In the listing below, find the line with "int32_t chunk = TALLY_CHUNK)" and the line with "r += cb; w += nw;". Repeat those two lines and all lines between them exactly.

· · · · · · ·

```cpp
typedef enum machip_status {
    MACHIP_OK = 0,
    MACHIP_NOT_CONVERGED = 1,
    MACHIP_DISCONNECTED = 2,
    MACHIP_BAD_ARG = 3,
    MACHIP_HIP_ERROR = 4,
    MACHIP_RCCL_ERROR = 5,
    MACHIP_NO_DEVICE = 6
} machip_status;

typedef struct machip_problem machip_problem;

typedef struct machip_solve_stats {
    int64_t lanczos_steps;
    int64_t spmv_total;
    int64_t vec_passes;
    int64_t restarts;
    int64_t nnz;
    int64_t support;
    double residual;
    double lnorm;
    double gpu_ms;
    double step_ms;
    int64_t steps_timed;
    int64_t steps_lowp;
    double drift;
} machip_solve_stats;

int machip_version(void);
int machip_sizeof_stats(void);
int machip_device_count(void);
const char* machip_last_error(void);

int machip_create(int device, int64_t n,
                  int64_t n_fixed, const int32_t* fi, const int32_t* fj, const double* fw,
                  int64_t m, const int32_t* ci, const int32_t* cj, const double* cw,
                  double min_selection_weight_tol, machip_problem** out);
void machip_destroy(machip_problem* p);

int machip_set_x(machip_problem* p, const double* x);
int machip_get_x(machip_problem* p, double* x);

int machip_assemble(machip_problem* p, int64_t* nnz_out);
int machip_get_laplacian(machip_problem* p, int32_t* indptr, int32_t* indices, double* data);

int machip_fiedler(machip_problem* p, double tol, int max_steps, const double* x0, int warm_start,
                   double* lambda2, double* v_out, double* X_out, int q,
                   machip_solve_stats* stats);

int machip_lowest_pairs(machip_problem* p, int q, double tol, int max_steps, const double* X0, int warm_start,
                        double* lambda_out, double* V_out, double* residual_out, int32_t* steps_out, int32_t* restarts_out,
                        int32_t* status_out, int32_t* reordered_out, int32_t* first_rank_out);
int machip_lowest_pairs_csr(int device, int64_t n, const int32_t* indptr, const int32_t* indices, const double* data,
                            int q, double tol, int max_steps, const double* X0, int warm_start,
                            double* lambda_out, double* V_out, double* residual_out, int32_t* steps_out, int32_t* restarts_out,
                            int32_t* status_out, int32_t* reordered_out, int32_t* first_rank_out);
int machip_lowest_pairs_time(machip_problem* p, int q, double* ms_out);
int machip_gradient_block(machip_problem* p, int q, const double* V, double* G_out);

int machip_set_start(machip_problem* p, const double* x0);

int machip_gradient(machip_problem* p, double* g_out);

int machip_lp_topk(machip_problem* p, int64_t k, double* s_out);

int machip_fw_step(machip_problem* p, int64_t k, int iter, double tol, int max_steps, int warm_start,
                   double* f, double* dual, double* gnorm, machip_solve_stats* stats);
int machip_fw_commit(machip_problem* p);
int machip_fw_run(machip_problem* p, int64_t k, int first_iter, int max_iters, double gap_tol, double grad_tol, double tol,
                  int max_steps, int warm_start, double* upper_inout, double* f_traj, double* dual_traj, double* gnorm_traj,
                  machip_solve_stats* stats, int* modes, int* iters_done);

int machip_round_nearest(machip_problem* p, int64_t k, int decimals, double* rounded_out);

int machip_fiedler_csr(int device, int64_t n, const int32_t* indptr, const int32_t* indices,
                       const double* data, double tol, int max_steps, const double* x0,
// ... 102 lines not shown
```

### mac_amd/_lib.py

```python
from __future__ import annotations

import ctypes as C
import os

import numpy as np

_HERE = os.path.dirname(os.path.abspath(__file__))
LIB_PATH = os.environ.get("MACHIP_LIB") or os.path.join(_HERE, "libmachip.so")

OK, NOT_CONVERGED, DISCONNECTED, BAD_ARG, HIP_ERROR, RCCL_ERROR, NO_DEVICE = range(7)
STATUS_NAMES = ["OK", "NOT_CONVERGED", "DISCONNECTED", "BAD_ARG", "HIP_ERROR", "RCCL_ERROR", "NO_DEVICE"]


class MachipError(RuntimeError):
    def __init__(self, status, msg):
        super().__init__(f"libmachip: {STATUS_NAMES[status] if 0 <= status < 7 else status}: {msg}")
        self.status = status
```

· · · · · · ·

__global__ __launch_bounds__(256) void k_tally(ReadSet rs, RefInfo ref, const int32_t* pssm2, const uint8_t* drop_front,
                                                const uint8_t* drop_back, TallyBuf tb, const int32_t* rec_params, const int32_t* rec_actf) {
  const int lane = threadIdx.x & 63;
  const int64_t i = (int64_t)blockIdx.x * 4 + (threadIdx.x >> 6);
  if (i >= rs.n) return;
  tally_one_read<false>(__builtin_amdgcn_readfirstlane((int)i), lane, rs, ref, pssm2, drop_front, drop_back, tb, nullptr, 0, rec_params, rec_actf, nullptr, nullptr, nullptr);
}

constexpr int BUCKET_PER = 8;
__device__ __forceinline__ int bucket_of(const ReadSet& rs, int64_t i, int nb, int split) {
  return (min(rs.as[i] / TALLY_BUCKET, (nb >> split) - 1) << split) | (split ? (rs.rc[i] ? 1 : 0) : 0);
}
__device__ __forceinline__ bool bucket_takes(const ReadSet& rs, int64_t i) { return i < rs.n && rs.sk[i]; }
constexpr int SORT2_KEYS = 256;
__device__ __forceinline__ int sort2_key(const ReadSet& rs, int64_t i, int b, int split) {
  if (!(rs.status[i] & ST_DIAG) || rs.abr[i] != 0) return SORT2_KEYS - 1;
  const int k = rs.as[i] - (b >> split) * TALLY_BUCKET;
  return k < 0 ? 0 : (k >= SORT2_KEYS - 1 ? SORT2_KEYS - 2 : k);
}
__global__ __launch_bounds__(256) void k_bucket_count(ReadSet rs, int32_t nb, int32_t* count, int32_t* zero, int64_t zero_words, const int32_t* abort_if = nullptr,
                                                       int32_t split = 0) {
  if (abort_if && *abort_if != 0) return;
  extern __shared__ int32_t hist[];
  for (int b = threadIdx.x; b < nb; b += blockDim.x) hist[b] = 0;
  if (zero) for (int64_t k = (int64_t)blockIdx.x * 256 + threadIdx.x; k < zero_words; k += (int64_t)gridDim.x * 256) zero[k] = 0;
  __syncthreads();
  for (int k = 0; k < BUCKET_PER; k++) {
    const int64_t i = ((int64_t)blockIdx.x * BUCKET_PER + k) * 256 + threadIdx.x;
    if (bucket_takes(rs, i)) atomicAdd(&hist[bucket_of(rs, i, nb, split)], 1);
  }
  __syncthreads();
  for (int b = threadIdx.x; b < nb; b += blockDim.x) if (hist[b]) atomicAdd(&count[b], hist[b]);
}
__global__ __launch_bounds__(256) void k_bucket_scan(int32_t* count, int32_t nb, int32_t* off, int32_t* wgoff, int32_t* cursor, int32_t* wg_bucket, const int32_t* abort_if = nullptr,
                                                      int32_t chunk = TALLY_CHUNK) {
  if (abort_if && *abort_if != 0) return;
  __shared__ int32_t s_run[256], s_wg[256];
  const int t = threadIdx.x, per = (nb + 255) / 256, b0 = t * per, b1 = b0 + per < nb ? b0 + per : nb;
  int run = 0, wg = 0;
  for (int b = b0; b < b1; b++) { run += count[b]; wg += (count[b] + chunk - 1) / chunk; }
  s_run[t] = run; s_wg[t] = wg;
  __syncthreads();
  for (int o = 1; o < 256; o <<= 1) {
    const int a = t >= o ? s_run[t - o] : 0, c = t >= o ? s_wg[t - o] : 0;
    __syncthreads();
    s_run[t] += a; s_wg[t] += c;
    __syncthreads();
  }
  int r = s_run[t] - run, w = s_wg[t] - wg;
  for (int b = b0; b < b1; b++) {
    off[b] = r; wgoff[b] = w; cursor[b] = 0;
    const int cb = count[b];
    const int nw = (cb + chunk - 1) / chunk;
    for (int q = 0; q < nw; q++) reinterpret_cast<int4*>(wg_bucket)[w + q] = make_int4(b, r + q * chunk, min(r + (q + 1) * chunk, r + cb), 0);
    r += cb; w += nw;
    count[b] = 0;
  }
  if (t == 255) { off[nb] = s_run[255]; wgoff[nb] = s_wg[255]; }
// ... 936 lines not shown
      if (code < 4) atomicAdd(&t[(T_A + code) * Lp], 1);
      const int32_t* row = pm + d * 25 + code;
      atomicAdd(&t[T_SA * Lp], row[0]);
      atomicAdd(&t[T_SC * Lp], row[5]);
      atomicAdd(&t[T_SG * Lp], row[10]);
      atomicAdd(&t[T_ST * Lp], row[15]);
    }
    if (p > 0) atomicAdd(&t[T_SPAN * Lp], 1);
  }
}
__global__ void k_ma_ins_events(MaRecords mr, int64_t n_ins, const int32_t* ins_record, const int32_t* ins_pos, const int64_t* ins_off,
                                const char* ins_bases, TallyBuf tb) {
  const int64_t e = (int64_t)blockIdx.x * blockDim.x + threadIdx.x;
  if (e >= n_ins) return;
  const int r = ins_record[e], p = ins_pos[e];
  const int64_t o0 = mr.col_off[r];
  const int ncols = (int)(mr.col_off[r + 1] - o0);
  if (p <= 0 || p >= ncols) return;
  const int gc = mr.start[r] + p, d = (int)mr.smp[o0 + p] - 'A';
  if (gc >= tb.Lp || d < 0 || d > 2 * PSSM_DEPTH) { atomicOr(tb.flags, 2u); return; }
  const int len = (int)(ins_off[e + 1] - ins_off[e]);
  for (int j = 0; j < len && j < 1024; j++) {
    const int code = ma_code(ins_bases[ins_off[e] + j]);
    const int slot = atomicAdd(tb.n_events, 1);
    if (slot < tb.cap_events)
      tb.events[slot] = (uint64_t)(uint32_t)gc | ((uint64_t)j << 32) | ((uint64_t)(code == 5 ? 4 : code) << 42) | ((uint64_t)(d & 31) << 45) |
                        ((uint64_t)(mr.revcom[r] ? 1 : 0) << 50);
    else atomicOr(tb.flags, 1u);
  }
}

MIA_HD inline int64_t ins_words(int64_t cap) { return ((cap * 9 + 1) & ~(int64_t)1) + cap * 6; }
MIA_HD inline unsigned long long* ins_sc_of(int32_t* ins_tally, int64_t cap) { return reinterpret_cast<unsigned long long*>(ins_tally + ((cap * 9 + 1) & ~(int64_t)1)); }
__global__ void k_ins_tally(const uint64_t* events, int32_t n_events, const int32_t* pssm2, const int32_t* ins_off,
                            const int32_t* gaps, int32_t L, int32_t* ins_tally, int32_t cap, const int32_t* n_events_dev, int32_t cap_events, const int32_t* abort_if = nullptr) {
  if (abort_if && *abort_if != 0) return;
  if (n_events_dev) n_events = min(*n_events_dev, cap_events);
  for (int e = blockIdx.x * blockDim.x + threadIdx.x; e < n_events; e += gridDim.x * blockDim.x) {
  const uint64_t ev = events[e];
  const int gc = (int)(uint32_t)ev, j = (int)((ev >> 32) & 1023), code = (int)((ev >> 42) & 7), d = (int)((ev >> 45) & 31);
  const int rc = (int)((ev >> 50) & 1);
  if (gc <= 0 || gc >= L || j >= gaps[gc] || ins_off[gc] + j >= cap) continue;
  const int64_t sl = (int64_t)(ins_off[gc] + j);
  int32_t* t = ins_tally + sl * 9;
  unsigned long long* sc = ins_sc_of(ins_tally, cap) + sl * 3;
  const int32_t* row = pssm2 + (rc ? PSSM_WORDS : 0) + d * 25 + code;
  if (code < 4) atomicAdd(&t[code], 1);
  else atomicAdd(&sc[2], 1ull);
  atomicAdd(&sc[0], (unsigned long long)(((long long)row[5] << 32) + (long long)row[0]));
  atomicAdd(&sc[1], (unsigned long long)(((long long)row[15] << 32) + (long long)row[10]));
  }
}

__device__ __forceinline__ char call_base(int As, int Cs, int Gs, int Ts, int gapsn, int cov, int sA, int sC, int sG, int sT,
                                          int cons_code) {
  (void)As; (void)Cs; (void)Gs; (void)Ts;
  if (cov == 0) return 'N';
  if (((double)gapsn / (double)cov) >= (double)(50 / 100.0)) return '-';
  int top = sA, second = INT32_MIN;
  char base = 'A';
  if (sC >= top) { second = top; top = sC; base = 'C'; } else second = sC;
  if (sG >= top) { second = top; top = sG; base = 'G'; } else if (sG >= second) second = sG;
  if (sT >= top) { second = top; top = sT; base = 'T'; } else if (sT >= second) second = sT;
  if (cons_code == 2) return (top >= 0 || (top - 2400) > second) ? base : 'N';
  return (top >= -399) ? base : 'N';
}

· · · · · · ·

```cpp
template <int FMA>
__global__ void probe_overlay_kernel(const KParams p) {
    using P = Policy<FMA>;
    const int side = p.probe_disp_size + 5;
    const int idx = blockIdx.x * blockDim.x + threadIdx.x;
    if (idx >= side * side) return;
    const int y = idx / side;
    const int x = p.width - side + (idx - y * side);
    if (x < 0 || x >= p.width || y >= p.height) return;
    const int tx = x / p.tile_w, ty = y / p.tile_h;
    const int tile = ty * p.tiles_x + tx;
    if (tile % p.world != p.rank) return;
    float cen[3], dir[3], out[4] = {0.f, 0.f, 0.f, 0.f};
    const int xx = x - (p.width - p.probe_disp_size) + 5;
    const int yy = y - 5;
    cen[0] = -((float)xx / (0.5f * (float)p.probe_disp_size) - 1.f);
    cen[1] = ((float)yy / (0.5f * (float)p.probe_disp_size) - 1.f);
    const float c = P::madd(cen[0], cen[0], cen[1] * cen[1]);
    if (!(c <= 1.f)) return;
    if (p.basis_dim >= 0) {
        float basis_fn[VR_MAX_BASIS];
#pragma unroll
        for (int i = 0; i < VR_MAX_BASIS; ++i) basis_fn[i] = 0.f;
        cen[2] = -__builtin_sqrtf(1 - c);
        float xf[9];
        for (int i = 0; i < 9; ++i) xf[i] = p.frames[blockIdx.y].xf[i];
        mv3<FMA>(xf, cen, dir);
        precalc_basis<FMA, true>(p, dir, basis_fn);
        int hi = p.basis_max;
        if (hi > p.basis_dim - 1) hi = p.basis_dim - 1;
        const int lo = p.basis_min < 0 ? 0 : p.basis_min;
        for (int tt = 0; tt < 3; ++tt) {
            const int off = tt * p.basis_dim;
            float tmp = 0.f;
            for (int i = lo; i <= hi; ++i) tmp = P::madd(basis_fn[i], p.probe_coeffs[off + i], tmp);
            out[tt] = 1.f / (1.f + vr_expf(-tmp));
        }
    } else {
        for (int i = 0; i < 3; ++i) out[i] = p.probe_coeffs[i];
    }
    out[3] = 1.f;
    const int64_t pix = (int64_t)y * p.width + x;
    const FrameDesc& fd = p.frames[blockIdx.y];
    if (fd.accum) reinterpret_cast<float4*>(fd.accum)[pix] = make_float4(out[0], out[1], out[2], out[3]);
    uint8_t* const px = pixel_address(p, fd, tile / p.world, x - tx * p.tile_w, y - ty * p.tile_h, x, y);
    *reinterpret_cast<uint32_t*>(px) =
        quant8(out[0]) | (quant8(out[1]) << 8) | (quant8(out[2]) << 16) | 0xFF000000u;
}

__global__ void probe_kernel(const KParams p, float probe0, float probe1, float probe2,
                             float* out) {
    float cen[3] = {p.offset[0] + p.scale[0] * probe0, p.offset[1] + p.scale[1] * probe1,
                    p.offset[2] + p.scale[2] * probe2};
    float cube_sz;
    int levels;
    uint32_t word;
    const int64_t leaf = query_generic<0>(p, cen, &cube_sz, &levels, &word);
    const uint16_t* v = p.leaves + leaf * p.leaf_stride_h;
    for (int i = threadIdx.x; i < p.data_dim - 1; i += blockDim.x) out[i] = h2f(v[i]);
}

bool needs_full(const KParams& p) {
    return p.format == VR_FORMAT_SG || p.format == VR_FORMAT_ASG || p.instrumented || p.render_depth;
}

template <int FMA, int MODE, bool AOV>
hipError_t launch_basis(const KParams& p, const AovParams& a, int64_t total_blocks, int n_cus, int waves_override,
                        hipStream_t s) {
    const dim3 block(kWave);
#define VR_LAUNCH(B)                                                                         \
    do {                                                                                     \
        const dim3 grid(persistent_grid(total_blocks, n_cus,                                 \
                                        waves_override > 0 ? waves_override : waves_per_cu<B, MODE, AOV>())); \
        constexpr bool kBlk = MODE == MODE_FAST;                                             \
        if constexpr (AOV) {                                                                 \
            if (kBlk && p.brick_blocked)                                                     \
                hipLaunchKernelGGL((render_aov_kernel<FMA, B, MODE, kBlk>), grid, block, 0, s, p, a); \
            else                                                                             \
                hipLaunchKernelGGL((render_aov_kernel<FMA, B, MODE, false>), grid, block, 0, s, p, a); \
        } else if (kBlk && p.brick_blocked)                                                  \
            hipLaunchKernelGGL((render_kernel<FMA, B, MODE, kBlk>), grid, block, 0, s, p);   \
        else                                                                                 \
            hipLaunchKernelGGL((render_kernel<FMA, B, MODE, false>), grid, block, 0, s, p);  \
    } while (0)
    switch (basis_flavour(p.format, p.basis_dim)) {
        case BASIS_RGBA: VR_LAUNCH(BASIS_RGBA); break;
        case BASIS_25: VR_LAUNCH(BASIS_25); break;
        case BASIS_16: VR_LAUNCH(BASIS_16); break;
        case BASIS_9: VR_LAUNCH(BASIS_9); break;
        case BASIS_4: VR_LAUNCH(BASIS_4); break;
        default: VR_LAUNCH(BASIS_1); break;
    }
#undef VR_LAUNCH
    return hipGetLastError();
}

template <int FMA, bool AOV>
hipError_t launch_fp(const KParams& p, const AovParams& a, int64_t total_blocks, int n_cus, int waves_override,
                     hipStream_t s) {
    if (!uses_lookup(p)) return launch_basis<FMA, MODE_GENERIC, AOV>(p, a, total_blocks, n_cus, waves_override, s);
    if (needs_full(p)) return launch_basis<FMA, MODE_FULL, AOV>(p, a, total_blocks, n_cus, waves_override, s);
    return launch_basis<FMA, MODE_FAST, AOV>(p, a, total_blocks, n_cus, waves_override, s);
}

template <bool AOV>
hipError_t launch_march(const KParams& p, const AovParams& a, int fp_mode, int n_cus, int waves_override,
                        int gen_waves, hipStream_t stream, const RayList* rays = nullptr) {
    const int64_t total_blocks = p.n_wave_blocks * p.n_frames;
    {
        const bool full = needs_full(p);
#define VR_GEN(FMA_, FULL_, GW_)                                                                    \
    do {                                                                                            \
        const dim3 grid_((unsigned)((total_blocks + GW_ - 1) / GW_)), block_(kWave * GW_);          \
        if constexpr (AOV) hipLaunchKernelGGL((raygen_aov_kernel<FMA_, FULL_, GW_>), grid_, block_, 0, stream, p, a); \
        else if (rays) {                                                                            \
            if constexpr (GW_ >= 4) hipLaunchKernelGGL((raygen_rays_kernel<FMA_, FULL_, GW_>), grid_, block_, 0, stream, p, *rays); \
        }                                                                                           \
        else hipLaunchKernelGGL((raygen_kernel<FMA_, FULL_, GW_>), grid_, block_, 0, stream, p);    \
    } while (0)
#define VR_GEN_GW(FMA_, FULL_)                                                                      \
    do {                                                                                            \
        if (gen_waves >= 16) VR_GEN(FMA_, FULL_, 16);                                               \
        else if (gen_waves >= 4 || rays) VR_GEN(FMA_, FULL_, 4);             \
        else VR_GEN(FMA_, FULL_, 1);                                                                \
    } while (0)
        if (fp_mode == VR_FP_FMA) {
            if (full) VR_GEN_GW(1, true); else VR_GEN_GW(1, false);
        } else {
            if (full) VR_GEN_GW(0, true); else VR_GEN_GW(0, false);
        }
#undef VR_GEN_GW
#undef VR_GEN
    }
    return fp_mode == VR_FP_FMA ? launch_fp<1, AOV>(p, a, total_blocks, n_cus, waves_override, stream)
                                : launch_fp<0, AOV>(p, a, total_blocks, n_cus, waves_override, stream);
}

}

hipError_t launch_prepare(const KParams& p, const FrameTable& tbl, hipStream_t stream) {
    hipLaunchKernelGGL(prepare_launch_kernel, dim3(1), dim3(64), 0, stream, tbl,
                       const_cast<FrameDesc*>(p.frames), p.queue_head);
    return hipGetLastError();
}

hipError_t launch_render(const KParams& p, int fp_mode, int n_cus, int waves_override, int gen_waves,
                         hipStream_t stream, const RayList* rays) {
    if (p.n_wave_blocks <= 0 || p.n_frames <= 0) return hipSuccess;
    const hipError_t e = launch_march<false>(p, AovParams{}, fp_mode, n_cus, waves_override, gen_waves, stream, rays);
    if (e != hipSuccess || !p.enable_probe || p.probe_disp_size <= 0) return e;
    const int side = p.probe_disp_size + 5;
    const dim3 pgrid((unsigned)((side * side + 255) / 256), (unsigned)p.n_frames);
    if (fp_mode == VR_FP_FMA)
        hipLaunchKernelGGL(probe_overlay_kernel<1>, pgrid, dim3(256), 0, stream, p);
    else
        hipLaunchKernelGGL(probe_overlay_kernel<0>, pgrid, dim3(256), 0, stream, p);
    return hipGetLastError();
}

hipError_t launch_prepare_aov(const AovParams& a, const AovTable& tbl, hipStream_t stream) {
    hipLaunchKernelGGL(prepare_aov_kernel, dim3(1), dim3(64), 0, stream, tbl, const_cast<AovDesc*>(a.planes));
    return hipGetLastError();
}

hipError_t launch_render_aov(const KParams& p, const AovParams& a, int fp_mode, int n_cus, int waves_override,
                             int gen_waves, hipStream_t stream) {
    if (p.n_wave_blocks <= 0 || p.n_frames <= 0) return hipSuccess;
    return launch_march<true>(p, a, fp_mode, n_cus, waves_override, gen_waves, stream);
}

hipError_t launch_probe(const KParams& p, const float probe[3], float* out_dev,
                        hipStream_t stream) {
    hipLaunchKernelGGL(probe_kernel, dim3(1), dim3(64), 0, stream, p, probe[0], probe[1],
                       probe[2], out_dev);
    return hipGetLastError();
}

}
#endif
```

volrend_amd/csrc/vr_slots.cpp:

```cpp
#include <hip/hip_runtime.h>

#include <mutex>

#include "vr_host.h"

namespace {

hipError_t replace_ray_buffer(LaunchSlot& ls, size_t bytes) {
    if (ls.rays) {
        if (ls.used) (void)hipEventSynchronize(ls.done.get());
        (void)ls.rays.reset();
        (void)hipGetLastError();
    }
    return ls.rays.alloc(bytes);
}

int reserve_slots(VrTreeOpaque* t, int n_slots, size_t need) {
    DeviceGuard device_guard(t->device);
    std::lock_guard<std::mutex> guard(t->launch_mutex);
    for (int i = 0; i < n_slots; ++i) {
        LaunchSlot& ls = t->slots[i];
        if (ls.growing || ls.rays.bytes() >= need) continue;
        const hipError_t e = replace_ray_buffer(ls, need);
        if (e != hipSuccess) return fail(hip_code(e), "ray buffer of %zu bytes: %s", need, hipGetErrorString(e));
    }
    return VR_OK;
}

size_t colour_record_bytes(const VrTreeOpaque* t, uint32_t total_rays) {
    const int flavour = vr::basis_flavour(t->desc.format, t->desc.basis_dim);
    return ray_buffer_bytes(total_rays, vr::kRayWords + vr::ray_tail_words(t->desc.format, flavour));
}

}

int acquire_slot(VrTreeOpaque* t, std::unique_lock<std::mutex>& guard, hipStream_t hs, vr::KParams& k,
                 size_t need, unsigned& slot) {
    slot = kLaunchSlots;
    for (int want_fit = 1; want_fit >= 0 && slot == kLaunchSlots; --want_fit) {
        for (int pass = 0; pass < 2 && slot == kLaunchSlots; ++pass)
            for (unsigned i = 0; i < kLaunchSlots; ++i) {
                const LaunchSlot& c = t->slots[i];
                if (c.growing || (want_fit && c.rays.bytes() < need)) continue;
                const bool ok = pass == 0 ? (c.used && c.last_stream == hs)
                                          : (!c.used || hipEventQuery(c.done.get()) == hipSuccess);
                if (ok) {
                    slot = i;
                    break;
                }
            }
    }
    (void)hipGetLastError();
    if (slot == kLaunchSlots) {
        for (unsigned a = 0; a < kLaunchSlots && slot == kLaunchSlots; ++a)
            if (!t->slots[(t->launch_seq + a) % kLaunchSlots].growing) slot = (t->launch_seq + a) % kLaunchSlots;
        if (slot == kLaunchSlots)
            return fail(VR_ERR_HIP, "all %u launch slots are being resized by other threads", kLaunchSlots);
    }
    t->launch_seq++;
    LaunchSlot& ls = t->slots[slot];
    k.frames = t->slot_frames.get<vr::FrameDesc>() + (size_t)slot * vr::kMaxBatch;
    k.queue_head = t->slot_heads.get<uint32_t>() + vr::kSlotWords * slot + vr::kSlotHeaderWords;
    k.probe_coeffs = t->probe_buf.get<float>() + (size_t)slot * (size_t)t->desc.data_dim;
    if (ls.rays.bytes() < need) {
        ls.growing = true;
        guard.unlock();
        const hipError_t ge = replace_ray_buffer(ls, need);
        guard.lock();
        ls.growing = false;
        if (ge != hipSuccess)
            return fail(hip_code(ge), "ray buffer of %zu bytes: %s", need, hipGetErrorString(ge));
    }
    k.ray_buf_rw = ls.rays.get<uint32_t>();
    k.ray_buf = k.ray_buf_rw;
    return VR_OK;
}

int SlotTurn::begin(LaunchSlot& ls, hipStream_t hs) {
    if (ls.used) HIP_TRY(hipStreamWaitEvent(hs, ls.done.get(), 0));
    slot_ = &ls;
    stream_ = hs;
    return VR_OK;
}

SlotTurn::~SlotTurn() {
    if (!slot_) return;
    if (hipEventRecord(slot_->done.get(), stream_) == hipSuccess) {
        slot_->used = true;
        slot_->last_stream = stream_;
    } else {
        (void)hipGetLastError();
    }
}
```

· · · · · · ·

> Output for this exercise:
                                                      int32_t chunk = TALLY_CHUNK) {
  if (abort_if && *abort_if != 0) return;
  __shared__ int32_t s_run[256], s_wg[256];
  const int t = threadIdx.x, per = (nb + 255) / 256, b0 = t * per, b1 = b0 + per < nb ? b0 + per : nb;
  int run = 0, wg = 0;
  for (int b = b0; b < b1; b++) { run += count[b]; wg += (count[b] + chunk - 1) / chunk; }
  s_run[t] = run; s_wg[t] = wg;
  __syncthreads();
  for (int o = 1; o < 256; o <<= 1) {
    const int a = t >= o ? s_run[t - o] : 0, c = t >= o ? s_wg[t - o] : 0;
    __syncthreads();
    s_run[t] += a; s_wg[t] += c;
    __syncthreads();
  }
  int r = s_run[t] - run, w = s_wg[t] - wg;
  for (int b = b0; b < b1; b++) {
    off[b] = r; wgoff[b] = w; cursor[b] = 0;
    const int cb = count[b];
    const int nw = (cb + chunk - 1) / chunk;
    for (int q = 0; q < nw; q++) reinterpret_cast<int4*>(wg_bucket)[w + q] = make_int4(b, r + q * chunk, min(r + (q + 1) * chunk, r + cb), 0);
    r += cb; w += nw;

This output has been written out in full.